Goal of the exercise:
Take every line from the entries below that includes the word "slot" and copy it.

Stored data:

+template <int G, int NL, int NB>
+__global__ __launch_bounds__(256) void q8_scan_packed_kernel(const uint8_t *__restrict__ q8, const float *__restrict__ scale,
+                                                             const float *__restrict__ query, float *__restrict__ scores,
+                                                             uint32_t *__restrict__ g_hist, uint32_t n_rows, uint32_t dim,
+                                                             uint32_t group_rows)
+{
+    static_assert(NL == 1 || NL == 3, "whole rows per load, or rows cut 2 : 1");
+    constexpr int RI = G * NB;
+    constexpr int S = 64 / G;
+    constexpr int NP = NL == 1 ? 1 : 2;
+    static_assert(RI <= 64, "a group parks one score per lane");
+    __shared__ uint32_t s_hist[kHistBins];
+    const int tid = threadIdx.x;
+    const int lane = tid & 63;
+    const int wave = __builtin_amdgcn_readfirstlane(tid >> 6);
+    for (int i = tid; i < kHistBins; i += 256)
+        s_hist[i] = 0;
+    __syncthreads();
+    float qmax;
+    if (!q8_query_max(query, dim, lane, &qmax)) {
+        q8_scan_packed_float_body<G, NL, NB>(q8, scale, query, scores, s_hist, g_hist != nullptr, n_rows, dim, group_rows,
+                                             lane, wave);
+        if (g_hist)
+            q8_hist_flush(s_hist, g_hist, tid);
+        return;
+    }
+    const double unit = static_cast<double>(qmax) / kQ8Unit;
+    const double inv = kQ8Unit / static_cast<double>(qmax);
+    const uint32_t run = static_cast<uint32_t>(lane) / S, slot = static_cast<uint32_t>(lane) % S;
+    const uint32_t row_of = NL == 1 ? run : (run >> 1) + (run & 1u) * (G / 2);
+    uint32_t rib[NL], off[NL];
+    u32x4 qp[NP][3];
+    if constexpr (NL == 1) {
+        rib[0] = run;
+        off[0] = slot * 16;
+        q8_planes(query + slot * 16, true, inv, qp[0]);
+    } else {
+        const uint32_t long_unit = static_cast<uint32_t>(lane) % (2 * S);
+        rib[0] = static_cast<uint32_t>(lane) / (2 * S);
+        rib[1] = rib[0] + G / 2;
+        rib[2] = row_of;
+        off[0] = off[1] = long_unit * 16;
+        off[2] = (2 * S + slot) * 16;
+        q8_planes(query + long_unit * 16, true, inv, qp[0]);
+        q8_planes(query + (2 * S + slot) * 16, true, inv, qp[1]);
+    }
+    const uint32_t my_row = slot * G + row_of;
+
+    const uint32_t n_groups = (n_rows + group_rows - 1) / group_rows;
+    const uint32_t n_waves = gridDim.x * 4;
+    for (uint32_t g = blockIdx.x * 4 + wave; g < n_groups; g += n_waves) {
+        const uint32_t row0 = g * group_rows;
+        const uint32_t nr = min(group_rows, n_rows - row0);
+        const uint32_t last = row0 + nr - 1;
+        const float my_scale = scale[min(row0 + my_row, last)];
+        int mine[3] = {0, 0, 0};
+        for (uint32_t r = 0; r < nr; r += RI) {
+            u32x4 x[NB][NL];
+#pragma unroll
+            for (int bb = 0; bb < NB; ++bb)
+#pragma unroll
+                for (int j = 0; j < NL; ++j) {
+                    const uint32_t row = min(row0 + r + bb * G + rib[j], last);
+                    x[bb][j] = __builtin_nontemporal_load(reinterpret_cast<const u32x4 *>(q8 + static_cast<size_t>(row) * dim + off[j]));
+                }
+#pragma unroll
+            for (int bb = 0; bb < NB; ++bb) {
+                const bool park = slot == r / G + bb;
+                if constexpr (NL == 1) {
+                    int a[3] = {0, 0, 0};
+                    dot16_i8(x[bb][0], qp[0], a);
+#pragma unroll
+                    for (int p = 0; p < 3; ++p) {
+                        const int tot = run_sum<S>(a[p]);
+                        mine[p] = park ? tot : mine[p];
+                    }
+                } else {
+                    int a0[3] = {0, 0, 0}, a1[3] = {0, 0, 0}, a2[3] = {0, 0, 0};
+                    dot16_i8(x[bb][0], qp[0], a0);
+                    dot16_i8(x[bb][1], qp[0], a1);
+                    dot16_i8(x[bb][2], qp[1], a2);
+#pragma unroll
+                    for (int p = 0; p < 3; ++p) {
+                        const int tot = run_sum<S>(fold_pair<S>(a0[p], a1[p], (lane & S) != 0) + a2[p]);
+                        mine[p] = park ? tot : mine[p];
+                    }
+                }
+            }
+        }
+        if (my_row < nr) {
+            const float v = q8_finish(mine, unit, my_scale);
+            scores[row0 + my_row] = v;
+            if (g_hist)
+                atomicAdd(&s_hist[score_key(v) >> 21], 1u);
+        }
+    }
+    if (g_hist)
+        q8_hist_flush(s_hist, g_hist, tid);
 }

Response to the task:
+    const uint32_t run = static_cast<uint32_t>(lane) / S, slot = static_cast<uint32_t>(lane) % S;
+        off[0] = slot * 16;
+        q8_planes(query + slot * 16, true, inv, qp[0]);
+        off[2] = (2 * S + slot) * 16;
+        q8_planes(query + (2 * S + slot) * 16, true, inv, qp[1]);
+    const uint32_t my_row = slot * G + row_of;
+                const bool park = slot == r / G + bb;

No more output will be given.